Assignment:
Pick each line that has "slab" out of the records.

Source data:
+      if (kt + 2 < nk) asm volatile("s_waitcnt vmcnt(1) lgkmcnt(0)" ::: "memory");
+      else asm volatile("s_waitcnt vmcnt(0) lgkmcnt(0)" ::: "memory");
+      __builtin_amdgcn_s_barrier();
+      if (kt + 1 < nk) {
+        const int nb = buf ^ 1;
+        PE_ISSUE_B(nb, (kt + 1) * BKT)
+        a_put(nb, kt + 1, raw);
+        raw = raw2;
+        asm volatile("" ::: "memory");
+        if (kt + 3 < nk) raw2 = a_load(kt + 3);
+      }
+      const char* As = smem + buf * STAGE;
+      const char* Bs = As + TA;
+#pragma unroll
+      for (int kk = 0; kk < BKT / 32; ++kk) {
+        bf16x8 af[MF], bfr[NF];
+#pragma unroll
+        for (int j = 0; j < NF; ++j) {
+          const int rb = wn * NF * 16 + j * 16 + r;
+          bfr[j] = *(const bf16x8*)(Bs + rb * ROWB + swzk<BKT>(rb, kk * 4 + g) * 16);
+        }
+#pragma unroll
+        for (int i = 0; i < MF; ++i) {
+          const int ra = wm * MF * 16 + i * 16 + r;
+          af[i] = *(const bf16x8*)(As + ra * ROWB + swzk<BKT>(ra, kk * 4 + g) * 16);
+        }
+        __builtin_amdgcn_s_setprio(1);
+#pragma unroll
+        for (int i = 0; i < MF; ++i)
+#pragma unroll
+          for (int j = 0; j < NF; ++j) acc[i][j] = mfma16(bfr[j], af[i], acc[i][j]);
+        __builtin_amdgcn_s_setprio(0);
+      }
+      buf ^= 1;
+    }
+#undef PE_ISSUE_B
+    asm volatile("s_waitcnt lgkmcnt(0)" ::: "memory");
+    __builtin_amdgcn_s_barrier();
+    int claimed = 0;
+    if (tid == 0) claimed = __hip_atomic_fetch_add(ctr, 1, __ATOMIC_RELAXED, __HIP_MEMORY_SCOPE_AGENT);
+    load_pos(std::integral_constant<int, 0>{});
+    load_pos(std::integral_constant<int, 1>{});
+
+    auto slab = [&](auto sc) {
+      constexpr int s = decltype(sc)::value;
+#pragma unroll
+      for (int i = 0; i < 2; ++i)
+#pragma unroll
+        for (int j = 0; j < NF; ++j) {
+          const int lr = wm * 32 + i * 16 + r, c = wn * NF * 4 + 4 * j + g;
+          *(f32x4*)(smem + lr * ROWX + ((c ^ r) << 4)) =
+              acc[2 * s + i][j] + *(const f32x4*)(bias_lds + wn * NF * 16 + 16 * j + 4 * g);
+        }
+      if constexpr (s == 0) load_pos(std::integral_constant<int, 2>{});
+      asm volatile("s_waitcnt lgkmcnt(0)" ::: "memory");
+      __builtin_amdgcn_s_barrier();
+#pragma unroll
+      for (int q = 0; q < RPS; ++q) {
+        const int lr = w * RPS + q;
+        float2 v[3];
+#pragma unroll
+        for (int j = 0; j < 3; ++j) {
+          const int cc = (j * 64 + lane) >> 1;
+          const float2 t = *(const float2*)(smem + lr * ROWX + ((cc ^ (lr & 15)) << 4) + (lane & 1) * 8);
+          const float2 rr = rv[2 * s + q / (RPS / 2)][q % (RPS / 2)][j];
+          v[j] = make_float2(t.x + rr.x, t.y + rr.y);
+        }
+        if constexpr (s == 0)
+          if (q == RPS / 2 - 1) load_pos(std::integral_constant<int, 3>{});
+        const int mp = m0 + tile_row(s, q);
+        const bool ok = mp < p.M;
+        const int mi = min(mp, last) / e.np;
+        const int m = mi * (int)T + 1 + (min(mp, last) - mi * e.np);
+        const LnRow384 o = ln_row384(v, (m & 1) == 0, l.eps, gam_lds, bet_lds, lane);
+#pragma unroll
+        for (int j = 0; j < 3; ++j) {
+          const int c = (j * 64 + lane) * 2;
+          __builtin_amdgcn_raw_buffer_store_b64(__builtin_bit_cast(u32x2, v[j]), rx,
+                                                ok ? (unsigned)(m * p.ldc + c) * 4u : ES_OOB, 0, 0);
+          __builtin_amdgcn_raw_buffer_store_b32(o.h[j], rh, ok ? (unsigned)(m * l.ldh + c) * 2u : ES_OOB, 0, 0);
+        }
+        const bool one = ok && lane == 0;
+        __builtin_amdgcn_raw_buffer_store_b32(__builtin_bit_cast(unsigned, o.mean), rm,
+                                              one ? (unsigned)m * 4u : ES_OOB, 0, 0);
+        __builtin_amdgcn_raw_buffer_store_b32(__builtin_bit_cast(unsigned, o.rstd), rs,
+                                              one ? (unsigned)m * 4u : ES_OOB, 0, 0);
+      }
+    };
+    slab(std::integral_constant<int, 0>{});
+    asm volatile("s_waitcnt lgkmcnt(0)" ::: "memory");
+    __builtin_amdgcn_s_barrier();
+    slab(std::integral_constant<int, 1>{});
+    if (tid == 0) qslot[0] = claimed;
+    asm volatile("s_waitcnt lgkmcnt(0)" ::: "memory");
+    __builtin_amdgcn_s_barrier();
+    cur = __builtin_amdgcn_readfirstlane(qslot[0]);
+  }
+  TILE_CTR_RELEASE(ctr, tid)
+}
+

---

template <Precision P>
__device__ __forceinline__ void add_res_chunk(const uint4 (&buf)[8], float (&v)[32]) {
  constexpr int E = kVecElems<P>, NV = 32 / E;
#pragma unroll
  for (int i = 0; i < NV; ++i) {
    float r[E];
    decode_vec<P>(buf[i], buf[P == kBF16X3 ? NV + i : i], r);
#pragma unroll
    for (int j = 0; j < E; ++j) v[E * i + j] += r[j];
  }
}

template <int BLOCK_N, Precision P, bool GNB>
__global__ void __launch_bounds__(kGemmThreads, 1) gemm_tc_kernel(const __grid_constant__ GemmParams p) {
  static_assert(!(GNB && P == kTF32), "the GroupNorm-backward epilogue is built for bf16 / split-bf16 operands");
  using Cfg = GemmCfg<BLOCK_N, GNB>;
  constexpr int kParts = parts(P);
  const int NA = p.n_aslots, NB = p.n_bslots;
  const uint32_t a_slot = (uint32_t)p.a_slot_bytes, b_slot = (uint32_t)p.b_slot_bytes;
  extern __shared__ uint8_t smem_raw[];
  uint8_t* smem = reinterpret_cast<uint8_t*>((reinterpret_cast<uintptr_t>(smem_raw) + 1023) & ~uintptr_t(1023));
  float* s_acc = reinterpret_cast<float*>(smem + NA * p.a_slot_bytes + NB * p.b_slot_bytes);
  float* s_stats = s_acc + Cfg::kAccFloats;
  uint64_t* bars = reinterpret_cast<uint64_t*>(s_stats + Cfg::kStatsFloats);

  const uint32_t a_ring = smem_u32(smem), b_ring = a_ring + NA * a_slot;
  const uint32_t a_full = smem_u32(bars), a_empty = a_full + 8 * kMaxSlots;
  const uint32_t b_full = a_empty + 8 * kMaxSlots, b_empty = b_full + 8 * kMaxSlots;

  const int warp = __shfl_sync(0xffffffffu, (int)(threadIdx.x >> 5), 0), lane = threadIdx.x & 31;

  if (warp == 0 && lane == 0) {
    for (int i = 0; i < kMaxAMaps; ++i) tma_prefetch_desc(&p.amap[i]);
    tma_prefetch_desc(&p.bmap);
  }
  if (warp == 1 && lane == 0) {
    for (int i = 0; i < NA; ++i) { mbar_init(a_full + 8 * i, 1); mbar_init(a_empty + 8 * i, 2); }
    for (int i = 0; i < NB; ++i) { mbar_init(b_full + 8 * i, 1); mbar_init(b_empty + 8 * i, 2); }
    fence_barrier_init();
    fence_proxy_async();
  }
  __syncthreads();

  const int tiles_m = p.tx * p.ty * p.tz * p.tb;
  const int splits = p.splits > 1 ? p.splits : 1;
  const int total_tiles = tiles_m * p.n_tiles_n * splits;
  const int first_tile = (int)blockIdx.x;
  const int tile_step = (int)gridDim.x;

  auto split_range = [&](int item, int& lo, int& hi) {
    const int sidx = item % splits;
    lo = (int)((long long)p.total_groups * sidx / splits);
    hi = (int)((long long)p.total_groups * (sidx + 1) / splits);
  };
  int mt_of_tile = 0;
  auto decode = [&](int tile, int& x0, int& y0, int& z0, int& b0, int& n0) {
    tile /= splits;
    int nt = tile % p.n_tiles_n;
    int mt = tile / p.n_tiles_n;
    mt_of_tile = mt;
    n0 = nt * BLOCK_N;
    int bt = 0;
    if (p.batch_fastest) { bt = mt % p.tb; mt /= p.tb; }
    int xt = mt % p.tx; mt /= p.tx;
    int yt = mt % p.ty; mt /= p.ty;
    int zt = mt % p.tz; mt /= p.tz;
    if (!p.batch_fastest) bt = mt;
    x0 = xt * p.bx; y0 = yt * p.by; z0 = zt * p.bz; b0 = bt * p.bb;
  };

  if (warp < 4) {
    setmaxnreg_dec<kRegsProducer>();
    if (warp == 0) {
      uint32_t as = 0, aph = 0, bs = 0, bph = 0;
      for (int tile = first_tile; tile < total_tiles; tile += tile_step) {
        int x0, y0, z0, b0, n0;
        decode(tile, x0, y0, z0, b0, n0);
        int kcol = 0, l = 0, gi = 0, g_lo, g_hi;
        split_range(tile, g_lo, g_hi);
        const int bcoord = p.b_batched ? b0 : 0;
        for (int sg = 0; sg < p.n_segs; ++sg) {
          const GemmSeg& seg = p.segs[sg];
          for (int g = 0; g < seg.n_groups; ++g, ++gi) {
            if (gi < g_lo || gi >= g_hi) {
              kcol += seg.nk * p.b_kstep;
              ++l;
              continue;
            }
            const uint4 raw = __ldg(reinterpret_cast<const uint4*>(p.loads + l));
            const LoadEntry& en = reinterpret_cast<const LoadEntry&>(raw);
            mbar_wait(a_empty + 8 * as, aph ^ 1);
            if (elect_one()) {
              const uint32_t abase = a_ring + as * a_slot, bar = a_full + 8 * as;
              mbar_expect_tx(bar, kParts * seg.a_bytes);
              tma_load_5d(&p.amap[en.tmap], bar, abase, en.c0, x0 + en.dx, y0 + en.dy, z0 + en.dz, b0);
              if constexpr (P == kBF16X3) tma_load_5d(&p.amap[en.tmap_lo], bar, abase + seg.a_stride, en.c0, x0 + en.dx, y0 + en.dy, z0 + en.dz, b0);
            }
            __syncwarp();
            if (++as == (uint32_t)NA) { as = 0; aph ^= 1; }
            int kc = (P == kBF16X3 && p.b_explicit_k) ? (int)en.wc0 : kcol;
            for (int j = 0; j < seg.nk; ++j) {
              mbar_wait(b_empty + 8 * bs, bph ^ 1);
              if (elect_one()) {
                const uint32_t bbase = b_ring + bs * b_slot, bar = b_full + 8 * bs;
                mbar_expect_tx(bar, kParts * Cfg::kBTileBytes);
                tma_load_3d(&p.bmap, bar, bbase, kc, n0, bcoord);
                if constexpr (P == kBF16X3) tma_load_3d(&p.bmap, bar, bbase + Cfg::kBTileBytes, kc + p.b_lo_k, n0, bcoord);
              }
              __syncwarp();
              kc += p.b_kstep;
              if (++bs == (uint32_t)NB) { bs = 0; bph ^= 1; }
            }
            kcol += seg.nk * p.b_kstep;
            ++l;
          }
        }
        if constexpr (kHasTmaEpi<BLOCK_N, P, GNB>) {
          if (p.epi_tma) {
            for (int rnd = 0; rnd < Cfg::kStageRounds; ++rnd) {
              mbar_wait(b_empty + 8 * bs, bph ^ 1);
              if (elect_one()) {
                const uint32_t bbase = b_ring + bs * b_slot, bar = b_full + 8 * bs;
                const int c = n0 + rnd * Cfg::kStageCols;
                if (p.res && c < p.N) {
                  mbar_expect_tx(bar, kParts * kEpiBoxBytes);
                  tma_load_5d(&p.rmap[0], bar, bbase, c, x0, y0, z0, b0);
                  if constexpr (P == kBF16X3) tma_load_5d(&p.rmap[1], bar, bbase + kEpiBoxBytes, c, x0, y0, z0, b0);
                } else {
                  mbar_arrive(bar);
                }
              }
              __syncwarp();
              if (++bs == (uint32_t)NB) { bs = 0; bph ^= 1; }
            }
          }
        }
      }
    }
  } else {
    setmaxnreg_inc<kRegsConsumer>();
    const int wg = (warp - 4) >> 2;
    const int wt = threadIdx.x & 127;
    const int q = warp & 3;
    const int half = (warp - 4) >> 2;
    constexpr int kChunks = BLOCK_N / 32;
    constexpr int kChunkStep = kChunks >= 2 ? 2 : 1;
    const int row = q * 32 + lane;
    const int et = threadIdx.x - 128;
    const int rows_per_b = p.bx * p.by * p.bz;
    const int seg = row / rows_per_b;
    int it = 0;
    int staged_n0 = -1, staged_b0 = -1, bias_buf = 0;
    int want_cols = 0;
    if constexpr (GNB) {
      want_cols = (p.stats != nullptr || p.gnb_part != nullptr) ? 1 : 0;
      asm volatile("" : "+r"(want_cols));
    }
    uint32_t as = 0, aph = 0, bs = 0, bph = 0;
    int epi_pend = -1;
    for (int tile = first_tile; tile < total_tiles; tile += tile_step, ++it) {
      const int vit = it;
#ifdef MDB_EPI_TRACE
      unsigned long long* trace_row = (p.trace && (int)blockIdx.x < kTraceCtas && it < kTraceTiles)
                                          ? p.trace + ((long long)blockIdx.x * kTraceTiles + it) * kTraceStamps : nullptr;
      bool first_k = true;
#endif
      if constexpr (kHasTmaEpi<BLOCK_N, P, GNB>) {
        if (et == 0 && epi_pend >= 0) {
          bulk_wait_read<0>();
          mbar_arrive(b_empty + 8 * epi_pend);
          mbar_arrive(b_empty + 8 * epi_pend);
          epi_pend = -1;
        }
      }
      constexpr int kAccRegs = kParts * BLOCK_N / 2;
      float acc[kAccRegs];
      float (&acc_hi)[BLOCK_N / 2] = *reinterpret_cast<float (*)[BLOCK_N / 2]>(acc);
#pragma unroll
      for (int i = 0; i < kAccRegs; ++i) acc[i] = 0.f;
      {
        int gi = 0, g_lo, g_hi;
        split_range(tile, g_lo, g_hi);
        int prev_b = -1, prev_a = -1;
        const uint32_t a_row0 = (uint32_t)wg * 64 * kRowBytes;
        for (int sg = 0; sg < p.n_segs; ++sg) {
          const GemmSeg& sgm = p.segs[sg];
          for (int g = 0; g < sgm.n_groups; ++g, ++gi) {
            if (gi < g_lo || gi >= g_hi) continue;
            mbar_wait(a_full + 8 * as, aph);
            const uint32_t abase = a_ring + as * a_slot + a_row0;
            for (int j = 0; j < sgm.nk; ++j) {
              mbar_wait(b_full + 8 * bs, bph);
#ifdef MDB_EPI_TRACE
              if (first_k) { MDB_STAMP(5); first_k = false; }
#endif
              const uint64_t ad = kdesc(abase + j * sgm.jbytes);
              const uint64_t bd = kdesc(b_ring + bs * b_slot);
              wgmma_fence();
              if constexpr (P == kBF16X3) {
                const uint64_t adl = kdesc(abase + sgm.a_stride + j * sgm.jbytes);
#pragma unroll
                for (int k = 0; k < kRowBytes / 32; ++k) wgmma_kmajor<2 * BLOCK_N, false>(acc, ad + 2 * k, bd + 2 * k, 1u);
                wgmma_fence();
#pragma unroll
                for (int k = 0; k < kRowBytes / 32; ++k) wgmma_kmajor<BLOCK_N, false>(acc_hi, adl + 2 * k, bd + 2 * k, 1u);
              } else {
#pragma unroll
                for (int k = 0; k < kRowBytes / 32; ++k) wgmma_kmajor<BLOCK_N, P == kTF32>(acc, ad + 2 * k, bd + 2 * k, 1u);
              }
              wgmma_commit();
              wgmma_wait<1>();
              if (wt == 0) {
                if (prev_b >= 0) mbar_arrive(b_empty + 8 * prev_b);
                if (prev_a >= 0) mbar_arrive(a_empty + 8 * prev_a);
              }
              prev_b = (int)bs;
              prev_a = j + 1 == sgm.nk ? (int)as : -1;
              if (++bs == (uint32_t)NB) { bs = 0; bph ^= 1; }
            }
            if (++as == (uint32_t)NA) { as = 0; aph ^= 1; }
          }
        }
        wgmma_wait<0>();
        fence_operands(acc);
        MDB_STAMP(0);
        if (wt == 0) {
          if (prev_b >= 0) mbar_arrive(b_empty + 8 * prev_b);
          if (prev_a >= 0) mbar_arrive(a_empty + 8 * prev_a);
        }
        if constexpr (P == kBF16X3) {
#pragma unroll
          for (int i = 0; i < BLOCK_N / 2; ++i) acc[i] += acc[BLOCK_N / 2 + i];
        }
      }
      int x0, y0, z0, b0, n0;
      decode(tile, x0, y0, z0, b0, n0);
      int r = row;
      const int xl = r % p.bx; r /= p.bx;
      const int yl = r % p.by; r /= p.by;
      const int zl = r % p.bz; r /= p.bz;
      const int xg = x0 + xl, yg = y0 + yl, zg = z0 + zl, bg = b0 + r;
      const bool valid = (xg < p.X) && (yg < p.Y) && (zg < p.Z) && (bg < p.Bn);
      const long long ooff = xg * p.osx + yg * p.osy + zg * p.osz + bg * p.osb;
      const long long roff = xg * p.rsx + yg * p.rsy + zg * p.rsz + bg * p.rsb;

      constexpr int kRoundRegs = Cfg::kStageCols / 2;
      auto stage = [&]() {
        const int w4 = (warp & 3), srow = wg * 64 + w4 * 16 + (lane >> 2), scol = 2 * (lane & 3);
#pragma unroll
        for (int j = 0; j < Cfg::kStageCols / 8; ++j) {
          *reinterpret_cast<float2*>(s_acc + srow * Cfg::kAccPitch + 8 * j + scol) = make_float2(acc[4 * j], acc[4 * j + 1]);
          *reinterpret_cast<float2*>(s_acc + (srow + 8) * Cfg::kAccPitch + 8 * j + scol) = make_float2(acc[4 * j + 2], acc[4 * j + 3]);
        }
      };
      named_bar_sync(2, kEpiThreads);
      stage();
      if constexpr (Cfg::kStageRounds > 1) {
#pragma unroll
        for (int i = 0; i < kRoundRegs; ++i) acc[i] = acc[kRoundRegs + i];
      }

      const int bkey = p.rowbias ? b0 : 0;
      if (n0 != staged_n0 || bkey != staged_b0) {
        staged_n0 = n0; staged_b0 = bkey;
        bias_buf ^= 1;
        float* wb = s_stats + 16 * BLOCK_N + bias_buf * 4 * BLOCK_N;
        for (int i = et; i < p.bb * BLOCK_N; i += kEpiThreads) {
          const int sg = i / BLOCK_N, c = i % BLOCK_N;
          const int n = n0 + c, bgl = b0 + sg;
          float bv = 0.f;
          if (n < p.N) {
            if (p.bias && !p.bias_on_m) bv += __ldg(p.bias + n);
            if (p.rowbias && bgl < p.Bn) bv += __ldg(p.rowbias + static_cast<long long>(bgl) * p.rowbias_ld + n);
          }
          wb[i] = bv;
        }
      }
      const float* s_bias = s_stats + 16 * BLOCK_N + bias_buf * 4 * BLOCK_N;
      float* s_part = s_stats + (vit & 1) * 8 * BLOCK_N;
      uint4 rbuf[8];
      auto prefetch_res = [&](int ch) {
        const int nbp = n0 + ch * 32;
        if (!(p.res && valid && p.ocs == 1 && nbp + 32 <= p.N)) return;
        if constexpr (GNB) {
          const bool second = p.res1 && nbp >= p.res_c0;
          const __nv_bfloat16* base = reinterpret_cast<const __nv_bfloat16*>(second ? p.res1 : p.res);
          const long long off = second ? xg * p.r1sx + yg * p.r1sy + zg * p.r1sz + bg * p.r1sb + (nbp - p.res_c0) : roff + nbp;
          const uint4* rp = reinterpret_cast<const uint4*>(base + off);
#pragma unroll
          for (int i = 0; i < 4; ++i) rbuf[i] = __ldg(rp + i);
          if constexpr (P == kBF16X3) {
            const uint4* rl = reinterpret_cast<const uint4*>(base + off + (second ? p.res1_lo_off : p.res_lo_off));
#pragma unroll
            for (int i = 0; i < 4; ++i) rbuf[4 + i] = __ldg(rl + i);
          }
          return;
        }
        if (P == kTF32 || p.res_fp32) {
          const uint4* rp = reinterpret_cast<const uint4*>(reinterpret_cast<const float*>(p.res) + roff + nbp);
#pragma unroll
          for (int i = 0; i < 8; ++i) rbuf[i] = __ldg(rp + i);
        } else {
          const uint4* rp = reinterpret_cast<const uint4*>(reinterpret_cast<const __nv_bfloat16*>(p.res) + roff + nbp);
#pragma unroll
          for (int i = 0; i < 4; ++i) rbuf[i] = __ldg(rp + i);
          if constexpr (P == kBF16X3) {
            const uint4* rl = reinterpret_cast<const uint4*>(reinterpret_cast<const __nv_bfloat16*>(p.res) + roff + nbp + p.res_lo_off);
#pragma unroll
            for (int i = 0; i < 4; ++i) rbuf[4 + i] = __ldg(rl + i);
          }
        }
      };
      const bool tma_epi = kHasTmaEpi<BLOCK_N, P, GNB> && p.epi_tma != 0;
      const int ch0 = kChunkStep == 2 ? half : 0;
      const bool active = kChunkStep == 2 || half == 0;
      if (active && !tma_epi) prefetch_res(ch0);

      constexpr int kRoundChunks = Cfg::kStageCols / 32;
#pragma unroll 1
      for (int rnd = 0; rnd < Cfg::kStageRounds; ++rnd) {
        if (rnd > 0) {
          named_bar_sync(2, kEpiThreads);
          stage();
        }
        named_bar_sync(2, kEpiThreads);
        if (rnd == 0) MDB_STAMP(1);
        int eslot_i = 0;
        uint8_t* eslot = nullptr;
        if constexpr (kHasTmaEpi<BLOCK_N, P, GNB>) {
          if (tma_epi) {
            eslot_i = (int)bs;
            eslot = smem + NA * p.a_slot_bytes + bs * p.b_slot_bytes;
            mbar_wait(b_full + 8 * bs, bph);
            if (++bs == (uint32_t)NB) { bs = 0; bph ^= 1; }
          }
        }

Written reply:
+    auto slab = [&](auto sc) {
+    slab(std::integral_constant<int, 0>{});
+    slab(std::integral_constant<int, 1>{});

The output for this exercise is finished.